Особенно непросто пришлось москвичам и ленинградцам в первую зиму 1941–1942 годов. Она выдалась на редкость суровой – мороз до 50 градусов. Причем холода завернули еще в сентябре и продолжались до конца апреля. Чистополь, расположенный на берегу Камы, не защищенный лесами, продувался всеми ветрами. Улицы, застроенные одноэтажными домами, выходили в поля.
Уже 18 сентября драматург Николай Виноградов-Мамонт записывает в своем дневнике: «Холод завернул такой, что хоть печку топи. Чистопольцы уже вытащили теплые вещи. Словом, зима не за горами». «Свирепая была зима, полгода бушевал мороз», – напишет поэт.
ДОМ В ЧИСТОПОЛЕ, ГДЕ ЖИЛ Б.ПАСТЕРНАК ВО ВРЕМЯ ЭВАКУАЦИИ
Фото: Михаил Медведев. Фотохроника ТАСС
«ВЫКОВЫРЕННЫЕ»
И чистопольцы, и приезжие в годы войны голодали. Конечно, на рынке местные жители торговали молоком, медом, овощами, ягодами. С приездом эвакуированных цены сильно поднялись – и деньги быстро закончились. «Мы, приехав в июле – августе 1941-го, еще увидели докарточные пустоватые продуктовые магазины примерно в том виде, в каком они были до объявления войны. Белый хлеб выпекали не каждый день, иногда неделями шел один черный, к этому в городе привыкли. Мяса в магазинах до войны почти не было – одни кости… Самым главным дефицитом являлся сахар, его не «выкидывали» на прилавок годами…», – вспоминает Наталия Соколова.

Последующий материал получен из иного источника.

template <int P>
__device__ __forceinline__ void project_point(double px, double py, double pz, bool valid, const Cam& cam,
                                              const PoseConst& pc, Proj<P>& o) {
  constexpr int NR = P - 3;
  if (!valid) { px = 0.0; py = 0.0; pz = 0.0; }
  double rx, ry_, rz;
  if (P == 4) {
    rx = fma(pc.R[0], px, pc.R[2] * pz);
    ry_ = py;
    rz = fma(pc.R[6], px, pc.R[8] * pz);
  } else {
    rx = fma(pc.R[0], px, fma(pc.R[1], py, pc.R[2] * pz));
    ry_ = fma(pc.R[3], px, fma(pc.R[4], py, pc.R[5] * pz));
    rz = fma(pc.R[6], px, fma(pc.R[7], py, pc.R[8] * pz));
  }
  o.X = rx + pc.t[0]; o.Y = ry_ + pc.t[1]; o.Z = rz + pc.t[2];
  const double zs = (valid && o.Z != 0.0) ? o.Z : 1.0;
  o.iz = 1.0 / zs;
  o.u = fma(cam.fx * o.X, o.iz, cam.cx);
  o.v = fma(cam.fy * o.Y, o.iz, cam.cy);
  if (P == 4) {
    o.dX[0] = fma(-pc.sD, px, pc.cD * pz);
    o.dY[0] = 0.0;
    o.dZ[0] = -fma(pc.cD, px, pc.sD * pz);
  } else {
    const double a = pc.small ? px : rx, b = pc.small ? py : ry_, c = pc.small ? pz : rz;
#pragma unroll
    for (int k = 0; k < NR; ++k) {
      o.dX[k] = c * pc.Jl[3 + k] - b * pc.Jl[6 + k];
      o.dY[k] = a * pc.Jl[6 + k] - c * pc.Jl[k];
      o.dZ[k] = b * pc.Jl[k] - a * pc.Jl[3 + k];
    }
  }
}

template <int P>
struct Out0 {
  double w, r, s1;
  double J[P];
};

template <int P>
__device__ __forceinline__ void eval_outside(double px, double py, double pz, bool valid, const Cam& cam,
                                             const PoseConst& pc, Out0<P>& o) {
  constexpr int NR = P - 3;
  Proj<P> q;
  project_point<P>(px, py, pz, valid, cam, pc, q);
  const double du_ = q.u - cam.hW, dv_ = q.v - cam.hH;
  const double xd = cam.hW - fabs(du_), yd = cam.hH - fabs(dv_);
  const bool act = valid && q.Z > 0.0 && xd > 0.0 && yd > 0.0;
  const double su = (du_ < 0.0) ? 1.0 : -1.0;
  const double sv = (dv_ < 0.0) ? 1.0 : -1.0;
  o.r = act ? xd + yd : 0.0;
  o.s1 = fma(o.r, o.r, 1.0);
  o.w = act ? 1.0 / o.s1 : 0.0;
  const double au = su * (cam.fx * q.iz), bu = su * ((q.u - cam.cx) * q.iz);
  const double av = sv * (cam.fy * q.iz), bv = sv * ((q.v - cam.cy) * q.iz);
#pragma unroll
  for (int k = 0; k < NR; ++k) {
    double j = au * q.dX[k] - (bu + bv) * q.dZ[k];
    if (P != 4) j = fma(av, q.dY[k], j);
    o.J[k] = j;
  }
  o.J[NR] = au; o.J[NR + 1] = av; o.J[NR + 2] = -(bu + bv);
}

template <int P>
struct Out1 {
  double w, r0, r1, r2, s1;
  double JU[P], JV[P], JZ[P];
};

template <int P>
__device__ __forceinline__ void eval_inside(double px, double py, double pz, bool valid, const Cam& cam,
                                            const PoseConst& pc, Out1<P>& o) {
  constexpr int NR = P - 3;
  Proj<P> q;
  project_point<P>(px, py, pz, valid, cam, pc, q);
  const double a0 = -q.u, b0 = q.u - cam.W1;
  const double a1 = -q.v, b1 = q.v - cam.H1;
  double su = (a0 < 0.0 ? 0.0 : -1.0) + (b0 < 0.0 ? 0.0 : 1.0);
  double sv = (a1 < 0.0 ? 0.0 : -1.0) + (b1 < 0.0 ? 0.0 : 1.0);
  double sz = (-q.Z < 0.0) ? 0.0 : -100.0;
  o.r0 = (a0 < 0.0 ? 0.0 : a0) + (b0 < 0.0 ? 0.0 : b0);
  o.r1 = (a1 < 0.0 ? 0.0 : a1) + (b1 < 0.0 ? 0.0 : b1);
  o.r2 = (-q.Z < 0.0 ? 0.0 : -q.Z) * 100.0;
  if (!valid) { su = 0.0; sv = 0.0; sz = 0.0; o.r0 = 0.0; o.r1 = 0.0; o.r2 = 0.0; }
  o.s1 = fma(o.r0, o.r0, fma(o.r1, o.r1, fma(o.r2, o.r2, 1.0)));
  o.w = 1.0 / o.s1;
  const double au = su * (cam.fx * q.iz), bu = su * ((q.u - cam.cx) * q.iz);
  const double av = sv * (cam.fy * q.iz), bv = sv * ((q.v - cam.cy) * q.iz);
#pragma unroll
  for (int k = 0; k < NR; ++k) {
    o.JU[k] = au * q.dX[k] - bu * q.dZ[k];
    o.JV[k] = (P == 4) ? -bv * q.dZ[k] : av * q.dY[k] - bv * q.dZ[k];
    o.JZ[k] = sz * q.dZ[k];
  }
  o.JU[NR] = au;  o.JU[NR + 1] = 0.0; o.JU[NR + 2] = -bu;
  o.JV[NR] = 0.0; o.JV[NR + 1] = av;  o.JV[NR + 2] = -bv;
  o.JZ[NR] = 0.0; o.JZ[NR + 1] = 0.0; o.JZ[NR + 2] = sz;
}

template <int P, unsigned MASK, typename ACC>
__device__ __forceinline__ void rank1_masked(ACC acc, const double* J, double w, double r) {
  const double wr = w * r;
#pragma unroll
  for (int j = 0; j < P; ++j) {
    if ((MASK >> j) & 1u) {
      acc[1 + j] = fma(wr, J[j], acc[1 + j]);
      const double wj = w * J[j];
#pragma unroll
      for (int k = j; k < P; ++k)
        if ((MASK >> k) & 1u) acc[1 + P + tri(P, j, k)] = fma(wj, J[k], acc[1 + P + tri(P, j, k)]);
    }
  }
}

template <int P, typename ACC>
__device__ __forceinline__ void accumulate_inside(ACC acc, const Out1<P>& o) {
  constexpr int NR = P - 3;
  constexpr unsigned ROT = (1u << NR) - 1u;
  rank1_masked<P, ROT | (1u << NR) | (1u << (NR + 2)), ACC>(acc, o.JU, o.w, o.r0);
  rank1_masked<P, ROT | (1u << (NR + 1)) | (1u << (NR + 2)), ACC>(acc, o.JV, o.w, o.r1);
  rank1_masked<P, ROT | (1u << (NR + 2)), ACC>(acc, o.JZ, o.w, o.r2);
}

Члены Союза писателей получали карточку служащих, по которой им выдавали от 450 до 600 граммов хлеба в день. Некоторых подкармливали в столовых. Редко кто мог получить карточку рабочего, по которой полагалось 800 граммов в день.
Не все могли вынести происходящее. Положение усугублял не только голод и холод, но и нервное напряжение, общее настроение нависшей угрозы, одиночество, оторванность от родных. Поэт-переводчик Александр Мирер сошел с ума от голода. Елена Санникова, жена поэта Григория Санникова, получив сообщение о смерти мужа, повесилась в 1941 году. Последней каплей для того, чтобы набросить петлю на шею, для художника Александра Плигина стала кража его хлебных карточек за целый месяц, что означало голодную смерть…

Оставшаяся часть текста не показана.